Hello everyone! I see that there aren’t many hits here for wideTo
(nor are there many in a global Internet search…), but hopefully someone out there will be able to guide me here.
I’m using InfluxDB 2 OSS (version 2.7.4). I’ve got a table called network-traffic
which was derived from the Telegraf ‘net’ collector, but the bytes_recv
and bytes_send
columns have been transformed into differences instead of totals.
A simple query using the Query Builder produces a result like this:
table mean | _measurement group string | _field group string | _value no group double | _time no group dateTime:RFC3339 | host group string | interface group string |
---|---|---|---|---|---|---|
0 | net | bytes_recv | 1132607 | 2023-12-31T17:29:10.000Z | ns5 | ens5 |
1 | net | bytes_sent | 15443530 | 2023-12-31T17:29:10.000Z | ns5 | ens5 |
My goal is to produce a downsampled version of this table, with sums of the two fields for each hour. Using this query:
import "date"
from(bucket: "network-traffic")
|> range(start: date.sub(from: date.truncate(t: now(), unit: 1h), d: 3h), stop: date.truncate(t: now(), unit: 1h))
|> filter(fn: (r) => r["_measurement"] == "net")
|> filter(
fn: (r) => r["_field"] == "bytes_sent" or r["_field"] == "bytes_recv",
)
|> aggregateWindow(every: 1h, fn: sum, createEmpty: false)
|> map(fn: (r) => ({r with hour_of_day: string(v: date.hour(t: r._time))}))
|> group(columns: ["_measurement", "host", "interface", "hour_of_day"])

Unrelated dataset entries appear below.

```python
class CudaEngine:
    def __init__(self, model, max_batch=None, gemm_backend=None, keep_full_logprobs=False, small_batch_rows=None):
        self.m = model
        self.dev = model.device
        self.w = model.w
# ... 43 lines not shown
        def __enter__(self):
            if self.eng.profile:
                self.a = torch.cuda.Event(enable_timing=True)
                self.b = torch.cuda.Event(enable_timing=True)
                self.a.record(torch.cuda.current_stream(self.eng.dev))

        def __exit__(self, *exc):
            if self.eng.profile:
                self.b.record(torch.cuda.current_stream(self.eng.dev))
                self.eng._events.append((self.name, self.a, self.b))

    def phase(self, name):
        return CudaEngine._Phase(self, name)

    def stage_ms(self, reset=True):
        torch.cuda.synchronize(self.dev)
        out = {}
        self.batch_ms = [(B, steps, self._events[i][1].elapsed_time(self._events[i][2]))
                         for (B, steps, i) in getattr(self, "batch_log", [])]
        self.batch_log = []
        for name, a, b in self._events:
            out[name] = out.get(name, 0.0) + a.elapsed_time(b)
        if reset:
            self._events = []
        return out

    def _st(self):
        return nat.stream_ptr(self.dev)

    def gemm(self, a, b, M, N, K, *, lda=None, ldb=None, a_plane=None, b_plane=None, a_off=0, b_off=0,
             batch=(1, 1), a_b=(0, 0), b_b=(0, 0), alpha=1.0, bias=None, bias_on_m=False, act=0,
             residual=None, ldr=0, r_b=(0, 0), out_f32=None, ldc=0, c_b=(0, 0), c_off=0,
             out_sb=None, ldo=0, o_plane=0, o_b=(0, 0), o_off=0, head_dim=0, head_stride=0,
             a_f32=False, b_f32=False, backend=None, row_mask=None):
        g = nat.Gemm()
        if a_f32:
            g.a, g.lda, g.a_plane = a.data_ptr() + 4 * a_off, lda, 0
        else:
            g.a, g.lda, g.a_plane = a.ptr + 2 * a_off, lda or a.ld, a_plane if a_plane is not None else a.plane
        if b_f32:
            g.b, g.ldb, g.b_plane = b.data_ptr() + 4 * b_off, ldb, 0
        else:
            g.b, g.ldb, g.b_plane = b.ptr + 2 * b_off, ldb or b.ld, b_plane if b_plane is not None else b.plane
        g.a_bo, g.a_bi = a_b
        g.b_bo, g.b_bi = b_b
        g.M, g.N, g.K = M, N, K
        g.batch_outer, g.batch_inner = batch
        g.alpha = alpha
        g.bias = bias.data_ptr() if bias is not None else None
        g.bias_on_m = 1 if bias_on_m else 0
        g.act = act
        if residual is not None:
            g.residual, g.ldr = residual.data_ptr(), ldr
            g.r_bo, g.r_bi = r_b
        if out_f32 is not None:
            g.out_f32, g.ldc = out_f32.data_ptr() + 4 * c_off, ldc
            g.c_bo, g.c_bi = c_b
        if out_sb is not None:
            g.out_sb16, g.ldo, g.o_plane = out_sb.ptr + 2 * o_off, ldo or out_sb.ld, o_plane or out_sb.plane
            g.o_bo, g.o_bi = o_b
        g.head_dim, g.head_stride = head_dim, head_stride
        g.backend = self.backend if backend is None else backend
        g.a_is_f32, g.b_is_f32 = int(a_f32), int(b_f32)
        g.row_mask = row_mask.data_ptr() if row_mask is not None else None
        if a_f32 or b_f32:
            g.backend = 1
        nat.check(nat.lib.wts_gemm(ctypes.byref(g), self._st()), "wts_gemm")
        self.launches += 1

    def layernorm(self, x, gamma, beta, M, D, out_sb=None, out_f32=None):
        nat.check(nat.lib.wts_layernorm(x.data_ptr(), D, gamma.data_ptr(), beta.data_ptr(), M, D,
                                        out_sb.ptr if out_sb is not None else None,
                                        out_sb.ld if out_sb is not None else 0,
                                        out_sb.plane if out_sb is not None else 0,
                                        out_f32.data_ptr() if out_f32 is not None else None, D, self._st()),
                  "wts_layernorm")
        self.launches += 1

    def load_audio(self, audio):
        if isinstance(audio, str):
            import wave
            with wave.open(audio, "rb") as wv:
                if wv.getframerate() != 16000 or wv.getnchannels() != 1 or wv.getsampwidth() != 2:
                    raise RuntimeError("only 16 kHz mono s16 .wav files can be read here (no ffmpeg in this environment)")
                data = wv.readframes(wv.getnframes())
            audio = np.frombuffer(data, np.int16).astype(np.float32) / 32768.0
        if isinstance(audio, np.ndarray):
            audio = torch.from_numpy(np.ascontiguousarray(audio, dtype=np.float32))
        assert isinstance(audio, torch.Tensor), f"Got unexpected audio of type {type(audio)}"
        audio = audio.float()
        if audio.device != self.dev:
            audio = (audio.pin_memory() if audio.device.type == "cpu" else audio).to(self.dev, non_blocking=True)
        return audio.contiguous()

    def log_mel(self, audio, pad_30s=True):
        with self.phase("mel"):
            return self._log_mel(audio, N_SAMPLES if pad_30s else 0)
# ... 55 lines not shown
                      out_sb=vt, ldo=KPAD, o_b=(D * KPAD, 0))
            if fused:
                nat.check(nat.lib.wts_enc_attention(qk.ptr, 2 * D, qk.plane, vt.ptr, KPAD, vt.plane, B, H, D, 1500,
                                                    att.ptr, D, att.plane, st), "wts_enc_attention")
                self.launches += 1
            else:
                self.gemm(qk, qk, 1500, 1500, 64, lda=2 * D, ldb=2 * D, b_off=D, batch=(B, H),
                          a_b=(1500 * 2 * D, 64), b_b=(1500 * 2 * D, 64), out_f32=S, ldc=KPAD,
                          c_b=(H * 1500 * KPAD, 1500 * KPAD))
                nat.check(nat.lib.wts_softmax_rows(S.data_ptr(), KPAD, B * H * 1500, 1500, P.ptr, KPAD, P.plane, st),
                          "wts_softmax_rows")
                self.launches += 1
                self.gemm(P, vt, 1500, 64, 1500, lda=KPAD, ldb=KPAD, batch=(B, H),
                          a_b=(H * 1500 * KPAD, 1500 * KPAD), b_b=(D * KPAD, 64 * KPAD), out_sb=att, ldo=D,
                          o_b=(1500 * D, 64))
            self.gemm(att, a.out, R, D, D, bias=a.out_b, residual=x, ldr=D, out_f32=x, ldc=D)
            self.layernorm(x, blk.mlp_ln_g, blk.mlp_ln_b, R, D, out_sb=hs)
            self.gemm(hs, blk.fc1, R, 4 * D, D, bias=blk.fc1_b, act=1, out_sb=mid)
            self.gemm(mid, blk.fc2, R, D, 4 * D, bias=blk.fc2_b, residual=x, ldr=D, out_f32=x, ldc=D)
        xa = SB16(R, D, dev)
        self.layernorm(x, w.ln_post_g, w.ln_post_b, R, D, out_sb=xa)
        return xa

    def _decoder_rows(self, st8, x, R, row_seq, row_pos, qk_row, qk_buf, active=None):
        d, w, st = self.dims, self.w, self._st()
        D, H, L = d.n_text_state, d.n_text_head, d.n_text_layer
        hs, qkv, att, q, mid = st8["hs"], st8["qkv"], st8["att"], st8["q"], st8["mid"]
        n_slots = len(self.heads)
        for li, blk in enumerate(w.dec):
            a, c = blk.attn, blk.cross
            s0, n_l = self.layer_slots[li]
            kal = st8["ckal"][li]
            self.layernorm(x, a.ln_g, a.ln_b, R, D, out_sb=hs)
            self.gemm(hs, a.qkv, R, 3 * D, D, bias=a.qkv_b, out_f32=qkv, ldc=3 * D, row_mask=active)
            fused_append = active is not None
            if not fused_append:
                nat.check(nat.lib.wts_kv_append(qkv.data_ptr() + 4 * D, qkv.data_ptr() + 8 * D, 3 * D, row_seq.data_ptr(),
                                                row_pos.data_ptr(), R, H, d.n_text_ctx, st8["sk"][li].data_ptr(),
                                                st8["sv"][li].data_ptr(), H * d.n_text_ctx * 64, st), "wts_kv_append")
                self.launches += 1
            nat.check(nat.lib.wts_decoder_attention(2 if fused_append else 0, qkv.data_ptr(), 3 * D, st8["sk"][li].data_ptr(),
                                                    st8["sv"][li].data_ptr(), H * d.n_text_ctx * 64, d.n_text_ctx,
                                                    row_seq.data_ptr(), row_pos.data_ptr(), R, H, att.ptr, att.ld,
                                                    att.plane, None, None, 0, 0, None,
                                                    active.data_ptr() if active is not None else None, st),
                      "wts_decoder_attention")
            self.gemm(att, a.out, R, D, D, bias=a.out_b, residual=x, ldr=D, out_f32=x, ldc=D, row_mask=active)
            self.layernorm(x, c.ln_g, c.ln_b, R, D, out_sb=hs)
            self.gemm(hs, c.q, R, D, D, bias=c.q_b, out_f32=q, ldc=D, row_mask=active)
            nat.check(nat.lib.wts_cross_attention_f16_layer(
                q.data_ptr(), D, st8["ck"][li].data_ptr(), st8["cv"][li].data_ptr(), kal.data_ptr() if kal is not None else None,
                self.head_slot[li].data_ptr(), n_slots, s0, n_l, N_CTX_AUDIO, row_seq.data_ptr(), R, H, att.ptr, att.ld,
                att.plane, qk_buf.data_ptr(), qk_buf.shape[2], qk_row.data_ptr(),
                active.data_ptr() if active is not None else None, st), "wts_cross_attention_f16_layer")
            self.gemm(att, c.out, R, D, D, bias=c.out_b, residual=x, ldr=D, out_f32=x, ldc=D, row_mask=active)
            self.layernorm(x, blk.mlp_ln_g, blk.mlp_ln_b, R, D, out_sb=hs)
            self.gemm(hs, blk.fc1, R, 4 * D, D, bias=blk.fc1_b, act=1, out_sb=mid, row_mask=active)
            self.gemm(mid, blk.fc2, R, D, 4 * D, bias=blk.fc2_b, residual=x, ldr=D, out_f32=x, ldc=D, row_mask=active)
            self.launches += 2

    def _alloc_decoder_state(self, B, R):
        d, dev = self.dims, self.dev
        D, H, L = d.n_text_state, d.n_text_head, d.n_text_layer
        f32 = dict(dtype=torch.float32, device=dev)
        st8 = self._alloc_cross_state(B)
        st8.update(hs=SB16(R, D, dev), att=SB16(R, D, dev), mid=SB16(R, 4 * D, dev),
                   qkv=torch.empty((R, 3 * D), **f32), q=torch.empty((R, D), **f32),
                   sk=[torch.zeros((B, H, d.n_text_ctx, 64), **f32) for _ in range(L)],
                   sv=[torch.zeros((B, H, d.n_text_ctx, 64), **f32) for _ in range(L)])
        return st8

    def _alloc_cross_state(self, B):
        d, dev = self.dims, self.dev
        H, L = d.n_text_head, d.n_text_layer
        return dict(
            ck=[torch.empty((B, H, N_CTX_AUDIO, 64), dtype=torch.float16, device=dev) for _ in range(L)],
            cv=[torch.empty((B, H, N_CTX_AUDIO, 64), dtype=torch.float16, device=dev) for _ in range(L)],
            ckal=[torch.empty((B, n_l, N_CTX_AUDIO, 64), dtype=torch.float32, device=dev) if n_l else None
                  for (_, n_l) in self.layer_slots],
            kvtmp=torch.empty((B, H, N_CTX_AUDIO, 64), dtype=torch.float32, device=dev))

    def _cross_kv(self, xa, st8, B):
        d = self.dims
        D, H = d.n_text_state, d.n_text_head
        for li, blk in enumerate(self.w.dec):
            c = blk.cross
            tmp = st8["kvtmp"]
            s0, n_l = self.layer_slots[li]
            for (wt, bias, dst, al) in ((c.k, None, st8["ck"][li], st8["ckal"][li]), (c.v, c.v_b, st8["cv"][li], None)):
                self.gemm(xa, wt, 1500, D, D, batch=(B, 1), a_b=(1500 * D, 0), bias=bias, out_f32=tmp, ldc=64,
                          c_b=(H * 1500 * 64, 0), head_dim=64, head_stride=1500 * 64)
                nat.check(nat.lib.wts_cross_kv_pack_layer(tmp.data_ptr(), dst.data_ptr(),
                                                          al.data_ptr() if al is not None else None,
                                                          self.head_slot[li].data_ptr(), s0, n_l, B, H, N_CTX_AUDIO,
                                                          self._st()), "wts_cross_kv_pack_layer")
                self.launches += 1

    def _final_logits(self, x_rows, n_rows, logits):
        d, w = self.dims, self.w
        D, V = d.n_text_state, d.n_vocab
        hs = SB16(n_rows, D, self.dev)
        self.layernorm(x_rows, w.ln_g, w.ln_b, n_rows, D, out_sb=hs)
        self.gemm(hs, w.emb_sb, n_rows, V, D, out_f32=logits, ldc=V)

    def decode_windows(self, jobs, setup):
        if getattr(setup, "beam_size", None) is not None or setup.temperature > 0:
            return [self._decode_strategy(job, setup) for job in jobs]
        out = []
        limit = self.batch_limit(setup)
        for i in range(0, len(jobs), limit):
            out.extend(self._decode_batch(jobs[i:i + limit], setup))
        return out

    def window_bytes(self, sample_len):
        d = self.dims
        L, H, D, n_ctx = d.n_text_layer, d.n_text_head, d.n_text_state, d.n_text_ctx
        N, ctx = len(self.heads), N_CTX_AUDIO
        cross = L * H * ctx * 64 * 2 * 2 + N * ctx * 64 * 4 + H * ctx * 64 * 4
        self_kv = 2 * L * H * n_ctx * 64 * 4
        rows = 2 * N * (sample_len + 1) * ctx * 4
        Da = d.n_audio_state
        encoder = 3002 * d.n_mels * 4 + 3001 * Da * 4 + ctx * Da * (4 + 4 + 8 + 4 + 16 + 4) + Da * KPAD * 4
        return cross + self_kv + rows + encoder

    def batch_limit(self, setup):
        key = (tuple(self.heads), setup.sample_len)
        lim = getattr(self, "_limits", {})
        if key not in lim:
            torch.cuda.empty_cache()
            free, _ = torch.cuda.mem_get_info(self.dev)
            ses = getattr(self, "_session", None)
            if ses is not None:
                free += ses["cap"] * self.window_bytes(setup.sample_len)
            lim[key] = max(1, min(self.max_batch, int(0.85 * free) // self.window_bytes(setup.sample_len)))
            self._limits = lim
        return lim[key]
# ... 531 lines not shown
            ses["n_tokens"][:G].fill_(cur)
            self._step_logits(ses)
        ph.__exit__()
        if beam:
            if len(finished) < beam:
                for j in list(np.argsort(sum_lp.numpy()))[::-1]:
                    finished[tuple(seqs[j] + [tok.eot])] = sum_lp[j].item()
                    if len(finished) >= beam:
                        break
            cands = [list(k) for k in finished.keys()]
            cand_lp = list(finished.values())
        else:
            cands = [s_ + [tok.eot] for s_ in seqs]
            cand_lp = sum_lp.tolist()
        cut = []
        for c in cands:
            body = c[P:]
            cut.append(body[:body.index(tok.eot)])
        lp_len = [len(c) for c in cut]
        if setup.length_penalty is None:
            score = [lp / n if n else (float("-inf") if lp < 0 else float("inf")) for lp, n in zip(cand_lp, lp_len)]
        else:
            score = [lp / (((5 + n) / 6) ** setup.length_penalty) for lp, n in zip(cand_lp, lp_len)]
        best = int(np.argmax(score))
        torch.cuda.synchronize(dev)
        return WindowRecord(seek=job["seek"], segment_size=job["segment_size"], prompt=prompt, tokens=cut[best], logprobs=None,
                            ended_by_eot=True, no_speech_prob=float(no_speech.cpu()[0]), qk_window=-1, temperature=T,
                            language=tok.language, sum_logprob=float(cand_lp[best]))

    def _final_logits_static(self, x_rows, n_rows, logits, st8, active=None):
        d, w = self.dims, self.w
        hs = st8["hs_fin"]
        self.layernorm(x_rows, w.ln_g, w.ln_b, n_rows, d.n_text_state, out_sb=hs)
        self.gemm(hs, w.emb_sb, n_rows, d.n_vocab, d.n_text_state, out_f32=logits, ldc=d.n_vocab, row_mask=active)

    @torch.no_grad()
    def teacher_forced(self, mel, tokens_in, i_start, pairs):
        d, dev, st, w = self.dims, self.dev, self._st(), self.w
        tokens_in = [int(t) for t in tokens_in]
        R, D, V = len(tokens_in), d.n_text_state, d.n_vocab
        assert 0 < R <= d.n_text_ctx, f"{R} tokens do not fit the decoder context ({d.n_text_ctx})"
        size = min(N_FRAMES, int(mel.shape[0]))
        with self.phase("encoder"):
            xa = self.encode([dict(mel=mel, seek=0, segment_size=size)])
        st8 = getattr(self, "_tf_state", None)
        if st8 is None:
            st8 = self._tf_state = self._alloc_decoder_state(1, d.n_text_ctx)
        with self.phase("cross_kv"):
            self._cross_kv(xa, st8, 1)
        del xa
        rows = R - (i_start - 1)
        qk_buf = torch.zeros((1, len(self.heads), rows, N_CTX_AUDIO), dtype=torch.float32, device=dev)
        row_seq = _i32([0] * R, dev)
        row_pos = _i32(list(range(R)), dev)
        row_tok = _i32(tokens_in, dev)
        qk_row = _i32([p - (i_start - 1) if p >= i_start - 1 else -1 for p in range(R)], dev)
        x = torch.empty((R, D), dtype=torch.float32, device=dev)
        with self.phase("prefill"):
            nat.check(nat.lib.wts_embed(row_tok.data_ptr(), row_pos.data_ptr(), w.emb.data_ptr(), w.dec_pos.data_ptr(), R, D,
                                        x.data_ptr(), st), "wts_embed")
            self.launches += 1
            self._decoder_rows(st8, x, R, row_seq, row_pos, qk_row, qk_buf)
            vals = np.zeros(0, dtype=np.float32)
            if pairs:
                steps = sorted({int(s_) for (s_, _) in pairs})
                index = {s_: i for i, s_ in enumerate(steps)}
                sel = _i32(steps, dev)
# ... 83 lines not shown
```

|> pivot(rowKey: ["_time"], columnKey: ["_field"], valueColumn: "_value")
I get this output:
table _result | _measurement group string | _time no group dateTime:RFC3339 | bytes_recv no group long | bytes_sent no group long | host group string | hour_of_day group string | interface group string |
---|---|---|---|---|---|---|---|
0 | net | 2023-12-31T15:00:00.000Z | 915526 | 586714 | casa23 | 15 | primary |
1 | net | 2023-12-31T16:00:00.000Z | 2656375 | 1724388 | casa23 | 16 | primary |
2 | net | 2023-12-31T17:00:00.000Z | 2657586 | 1737768 | casa23 | 17 | primary |
The important aspects here are:
- Data has been summarized by hour.
- The timestamp of each new row is the exact end of the hour that was summarized (
aggregateWindow
does this automatically). - Only data for complete hours is summarized; the
range
start and stop values are coerced to ensure this happens. - An
hour_of_day
column is added, and made part of the group key.
If I then use wideTo
to send this data to a bucket, the data almost arrives correctly: the timestamps change, though, to become exactly one minute later than the source timestamps. This is consistent… if the timestamp shown in the Data Explorer for the query above is ‘2023-12-31T15:00:00.000Z’, the timestamp shown in the Data Explorer for a query from the destination bucket will be ‘2023-12-31T15:01:00.000Z’.
Since I’m planning to build dashboards based on this downsampled data, I really don’t want the timestamps to be changed. Is there something I can do to stop this from happening?